--- EXERCISE DATA ---

constexpr int kTopkWaves = 16;
constexpr int kTopkTileBytes = 65536;
// ... 1422 lines not shown
            a1 = __builtin_amdgcn_mfma_f32_32x32x16_bf16(A0, Bop[1][0], a1, 0, 0, 0);
            a0 = __builtin_amdgcn_mfma_f32_32x32x16_bf16(A1, Bop[0][1], a0, 0, 0, 0);
            a1 = __builtin_amdgcn_mfma_f32_32x32x16_bf16(A1, Bop[1][1], a1, 0, 0, 0);
            ++ntile;
            if (c0 + p0 >= n1) {
#pragma unroll
                for (int r = 0; r < 16; r += 2) {
                    const f32x2 x0 = {a0[r], a0[r + 1]}, x1 = {a1[r], a1[r + 1]};
                    const f32x2 s0 = pk_mul(x0, x0), s1 = pk_mul(x1, x1);
                    cu[0] = pk_add(cu[0], pk_ind(s0, negH, tuH[0]));
                    cl[0] = pk_add(cl[0], pk_ind(s0, negH, tlH[0]));
                    cu[1] = pk_add(cu[1], pk_ind(s1, negH, tuH[1]));
                    cl[1] = pk_add(cl[1], pk_ind(s1, negH, tlH[1]));
                }
            } else {
                dense_count(a0, negH, tlH[0], cl[0]);
                dense_count(a1, negH, tlH[1], cl[1]);
            }
        }
    }
    const int npad = Mr - M;
    int lbest = -1;
#pragma unroll
    for (int c = 0; c < 2; ++c) {
        int U = (int)(cu[c].x + cu[c].y), L = (int)(cl[c].x + cl[c].y);
        U += __shfl_xor(U, 32);
        L += __shfl_xor(L, 32);
        U -= wave_dead ? 0 : npad;
        L -= lpos[c] ? npad : 0;
        if (half == 0 && on[c]) {
            const size_t rec = (size_t)pair * Hp + h[c];
            if (!PILOT)
                b.hyp_cnt[rec] = ucnt0[c] + U;
            if (!wave_dead)
                lbest = max(lbest, L);
        }
        if (STATS && b.stats) {
            const unsigned long long ma = __ballot(wave_live && half == 0);
            if (lane == 0 && ma)
                atomicAdd(&b.stats[PILOT ? 8 : 5], (unsigned long long)__popcll(ma) * (unsigned long long)(32 * ntile));
        }
    }
#pragma unroll
    for (int o = 32; o > 0; o >>= 1)
        lbest = max(lbest, __shfl_xor(lbest, o));
    if (lane == 0 && lbest >= 0)
        atomicMax(&s_lmax, lbest);
    __syncthreads();
    if (tid == 0 && s_lmax >= 0)
        __hip_atomic_fetch_max(b.bound + pair, s_lmax, __ATOMIC_RELAXED, __HIP_MEMORY_SCOPE_AGENT);
}

constexpr int kFinUpperWg = 4;
constexpr int kFinUpperTest = 2;
constexpr int kFinUpperThreads = 512;
constexpr int kFinUpperChunk = 768;
template <bool STATS>
__global__ __launch_bounds__(kFinUpperThreads) __attribute__((amdgpu_waves_per_eu(4, 8))) void ransac_finish_upper_kernel(BatchDev b,
                                                                                                                       RunParams rp)
{
    extern __shared__ __attribute__((aligned(16))) double s_cpts[];
    const int pair = blockIdx.x, tid = threadIdx.x, lane = tid & 63, w = tid >> 6, col = lane & 31, half = lane >> 5;
    const int M = min(b.M[pair], b.max_kp);
    if (M < 8 || b.mode[pair] != 1)
        return;
    const int n1 = b.dense_n1[pair];
    const int Mr = (M + 31) & ~31;
    if (n1 >= Mr)
        return;
    const int Bnow = __hip_atomic_load(b.bound + pair, __ATOMIC_RELAXED, __HIP_MEMORY_SCOPE_AGENT);
    const int cmin = Bnow - (M - n1);
    const int n_all = b.ccount[pair];
    const int n_list = cmin <= 0 ? n_all : min(n_all, b.cpos[(size_t)pair * kSortBins + min(cmin, min(M, kSortBins - 1))]);
    const int n_batches = (max(n_list - kFinishThreads, 0) + kFinUpperThreads - 1) / kFinUpperThreads;
    if ((int)blockIdx.y >= n_batches)
        return;
    const size_t Hp = (size_t)b.max_groups * kHypPerBlock;
    const uint32_t *clist = b.clist2 + (size_t)pair * Hp;
    uint4 *s_op = reinterpret_cast<uint4 *>(s_cpts);
    uint4 *s_win = s_op + (size_t)kFinUpperChunk * 4 + w * kDenseWin;
    const PairBox bx = load_box(b, pair);
    const float X1 = (float)fmax(dabs(bx.x1lo), dabs(bx.x1hi)) * (1.f + 0x1p-22f);
    const float Y1 = (float)fmax(dabs(bx.y1lo), dabs(bx.y1hi)) * (1.f + 0x1p-22f);
    const float X2 = (float)fmax(dabs(bx.x2lo), dabs(bx.x2hi)) * (1.f + 0x1p-22f);
    const float Y2 = (float)fmax(dabs(bx.y2lo), dabs(bx.y2hi)) * (1.f + 0x1p-22f);
    const double4 *src = reinterpret_cast<const double4 *>(b.pts + (size_t)pair * b.max_kp * 4);
    const v16f zero = {0, 0, 0, 0, 0, 0, 0, 0, 0, 0, 0, 0, 0, 0, 0, 0};
    unsigned long long evals = 0;
    struct Ent {
        int h, u;
        bool have;
        float4 q0, q1, q2;
    };
    auto fetch_h = [&](int batch, Ent &en) __attribute__((always_inline)) {
        const int e = kFinishThreads + batch * kFinUpperThreads + w * 64 + lane;
        en.have = batch < n_batches && e < n_list;
        en.h = (int)clist[en.have ? e : 0];
    };
    auto fetch_rest = [&](Ent &en) __attribute__((always_inline)) {
        const size_t rec = (size_t)pair * Hp + (en.have ? en.h : 0);
        en.u = b.hyp_cnt[rec];
        const float4 *fr4 = reinterpret_cast<const float4 *>(b.hyp_r32 + rec * kHypRec32);
        en.q0 = fr4[0], en.q1 = fr4[1], en.q2 = fr4[2];
    };
    for (int c0 = n1; c0 < Mr; c0 += kFinUpperChunk) {
        const int nc = min(kFinUpperChunk, Mr - c0);
        Ent nxt, nn;
        fetch_h(blockIdx.y, nxt);
        fetch_h(blockIdx.y + gridDim.y, nn);
        fetch_rest(nxt);
        __syncthreads();
        for (int i = tid; i < nc; i += kFinUpperThreads) {
            uint4 o[2][2];
            if (c0 + i < M) {
                const double4 pd = src[c0 + i];
                const float x1 = (float)pd.x, y1 = (float)pd.y, x2 = (float)pd.z, y2 = (float)pd.w;
                const float ph[9] = {x2 * x1, x2 * y1, x2, y2 * x1, y2 * y1, y2, x1, y1, 1.f};
                dense_operands_pk<2>(ph, o);
            } else {
                const float qn = __builtin_nanf("");
                const float ph[9] = {qn, qn, qn, qn, qn, qn, qn, qn, qn};
                dense_operands_pk<2>(ph, o);
            }
            uint4 *q = s_op + (size_t)(i >> 5) * 128 + (i & 31);
            q[0] = o[0][0];
            q[32] = o[0][1];
            q[64] = o[1][0];
            q[96] = o[1][1];
        }
        __syncthreads();
        const int left0 = M - c0;
        for (int batch = blockIdx.y; batch < n_batches; batch += gridDim.y) {
            const Ent cur = nxt;
            nxt.have = nn.have;
            nxt.h = nn.h;
            fetch_rest(nxt);
            fetch_h(batch + 2 * gridDim.y, nn);
            const bool have = cur.have;
            const int h_l = cur.have ? cur.h : 0;
            const size_t rec_l = (size_t)pair * Hp + h_l;
            const int u_l = cur.u;
            const bool on_l = have && !(u_l + left0 < Bnow);
            if (__ballot(on_l) == 0ull)
                continue;
            {
                const float4 q0 = cur.q0, q1 = cur.q1, q2 = cur.q2;
                const float fr[9] = {q0.x, q0.y, q0.z, q0.w, q1.x, q1.y, q1.z, q1.w, q2.x};
                float sc = dense_scale(q2.y, dense_T(fr, X1, Y1, X2, Y2), on_l);
                float big = 0.f;
#pragma unroll
                for (int k = 0; k < 9; ++k)
                    big = fmaxf(big, fabsf(fr[k]));
                sc = (big * sc < 0x1p100f) ? sc : 0.f;
                float Fs[9];
#pragma unroll
                for (int k = 0; k < 9; ++k)
                    Fs[k] = mul_legacy(fr[k], sc);
                uint4 o[2][2];
                dense_operands_pk<1>(Fs, o);
                uint4 *wo = s_win + (lane >> 5) * 128 + (lane & 31);
                wo[0] = o[0][0];
                wo[32] = o[0][1];
                wo[64] = o[1][0];
                wo[96] = o[1][1];
            }
            int u0[2];
            bool on[2];
            v8bf Bop[2][2];
#pragma unroll
            for (int c = 0; c < 2; ++c) {
                u0[c] = __shfl(u_l, 32 * c + col);
                on[c] = __shfl((int)on_l, 32 * c + col) != 0;
                const uint4 *ro = s_win + c * 128 + half * 32 + col;
                Bop[c][0] = __builtin_bit_cast(v8bf, ro[0]);
                Bop[c][1] = __builtin_bit_cast(v8bf, ro[64]);
            }
            uint32_t nn[2] = {0u, 0u};
            const uint4 *qt = s_op + half * 32 + col;
            const int nt = nc >> 5;
            int t = 0;
            for (; t < nt; ++t) {
                if (t > 0 && (t & (kFinUpperTest - 1)) == 0) {
                    bool any = false;
#pragma unroll
                    for (int c = 0; c < 2; ++c) {
                        int U = 16 * t - (int)nn[c];
                        U += __shfl_xor(U, 32);
                        any = any || (on[c] && !(u0[c] + U + (left0 - 32 * t) < Bnow));
                    }
                    if (__ballot(any) == 0ull)
                        break;
                }
                const uint4 *q = qt + (size_t)t * 128;
                const v8bf A0 = __builtin_bit_cast(v8bf, q[0]), A1 = __builtin_bit_cast(v8bf, q[64]);
                v16f a0, a1;
                a0 = __builtin_amdgcn_mfma_f32_32x32x16_bf16(A0, Bop[0][0], zero, 0, 0, 0);
                a1 = __builtin_amdgcn_mfma_f32_32x32x16_bf16(A0, Bop[1][0], zero, 0, 0, 0);
                a0 = __builtin_amdgcn_mfma_f32_32x32x16_bf16(A1, Bop[0][1], a0, 0, 0, 0);
                a1 = __builtin_amdgcn_mfma_f32_32x32x16_bf16(A1, Bop[1][1], a1, 0, 0, 0);
                nn[0] += (uint32_t)__builtin_popcount(dense_collect(a0) & 0x55555555u);
                nn[1] += (uint32_t)__builtin_popcount(dense_collect(a1) & 0x55555555u);
            }
            int Uc[2];
#pragma unroll
            for (int c = 0; c < 2; ++c) {
                Uc[c] = 16 * t - (int)nn[c];
                Uc[c] += __shfl_xor(Uc[c], 32);
            }
            const int U1 = __shfl(Uc[1], lane & 31);
            if (on_l)
                b.hyp_cnt[rec_l] = u_l + (lane < 32 ? Uc[0] : U1);
            if (STATS)
                evals += (unsigned long long)__popcll(__ballot(on_l)) * (unsigned long long)(32 * t);
        }
    }
    if (STATS && b.stats && lane == 0 && evals)
        atomicAdd(&b.stats[7], evals);
}

constexpr int kSurvList = 1024;
constexpr int kSurvWg = 8;
__global__ __launch_bounds__(256) void ransac_survivors_kernel(BatchDev b, RunParams rp, int n_active)
{
    __shared__ uint32_t s_x[kSurvList + 1024], s_c[kSurvList + 1024];
    __shared__ int s_nx, s_nc;
    __shared__ unsigned s_bx, s_bc;
    const int pair = blockIdx.y, tid = threadIdx.x, lane = tid & 63;
    if (b.M[pair] < 8)
        return;
    const int mode = b.mode[pair];
    const int bound = b.bound[pair];
    const int H = rp.num_hypotheses;
    const size_t Hp = (size_t)b.max_groups * kHypPerBlock;
    const uint32_t *st4 = reinterpret_cast<const uint32_t *>(b.hyp_okf + (size_t)pair * Hp);
    const int4 *cnt4 = reinterpret_cast<const int4 *>(b.hyp_cnt + (size_t)pair * Hp);
    uint32_t *plist = b.clist + (size_t)pair * Hp;
    if (tid == 0) {
        s_nx = 0;
        s_nc = 0;
    }
    __syncthreads();
    auto flush = [&]() {
        const int nx = s_nx, nc = s_nc;
        if (tid == 0) {
            s_bx = nx ? atomicAdd(&b.xcount[0], (unsigned)nx) : 0u;
            s_bc = nc ? (unsigned)atomicAdd(&b.pcount[pair], nc) : 0u;
        }
        __syncthreads();
        for (int i = tid; i < nx; i += 256)
            b.xlist[s_bx + i] = s_x[i];
        for (int i = tid; i < nc; i += 256)
            plist[s_bc + i] = s_c[i];
        __syncthreads();
        if (tid == 0) {
            s_nx = 0;
            s_nc = 0;
        }
        __syncthreads();
    };
    const int n4 = (int)(Hp / 4);
    const int per_wg = (n4 + gridDim.x - 1) / gridDim.x;
    const int g_begin = blockIdx.x * per_wg, g_end = min(n4, g_begin + per_wg);
    for (int g0 = g_begin; g0 < g_end; g0 += 256) {
        const int g = g0 + tid;
        uint32_t st = 0u;
        int4 c = make_int4(-1, -1, -1, -1);
        if (g < g_end) {
            st = st4[g];
            c = cnt4[g];
        }
        const int cv[4] = {c.x, c.y, c.z, c.w};
#pragma unroll
        for (int k = 0; k < 4; ++k) {
            const int h = 4 * g + k;
            const int okf = (int)((st >> (8 * k)) & 0xffu);
            const bool live = g < g_end && h < H;
            const bool need = live && mode != 0 && (okf == kPsNeedExact || (okf == kPsApprox && cv[k] >= bound));
            const bool cand = need || (live && okf == kPsExact && cv[k] >= bound);
            const unsigned long long mx = __ballot(need), mc = __ballot(cand);
            if (mc) {
                const int first = __builtin_ctzll(mc);
                int bx = 0, bc = 0;
                if (lane == first) {
                    bc = atomicAdd(&s_nc, __popcll(mc));
                    bx = mx ? atomicAdd(&s_nx, __popcll(mx)) : 0;
                }
                bc = __shfl(bc, first);
                bx = __shfl(bx, first);
                if (cand)
                    s_c[bc + __popcll(mc & ((1ull << lane) - 1ull))] = (uint32_t)h;
                if (need)
                    s_x[bx + __popcll(mx & ((1ull << lane) - 1ull))] = (uint32_t)((size_t)pair * Hp + h);
            }
        }
        __syncthreads();
        const bool full = s_nc > kSurvList || s_nx > kSurvList;
        __syncthreads();
        if (full)
            flush();
    }
    flush();
}

constexpr int kSelThreads = 256;
constexpr int kSelList = 2048;
constexpr int kSelWaveCount = 96;
constexpr int kSelSeg = 1024;
constexpr int kSelSerial = 24;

--- WHAT YOU NEED TO DO ---
Review the entries above and return every line where "RunParams" appears.

--- FINISHED EXERCISE ---
                                                                                                                       RunParams rp)
__global__ __launch_bounds__(256) void ransac_survivors_kernel(BatchDev b, RunParams rp, int n_active)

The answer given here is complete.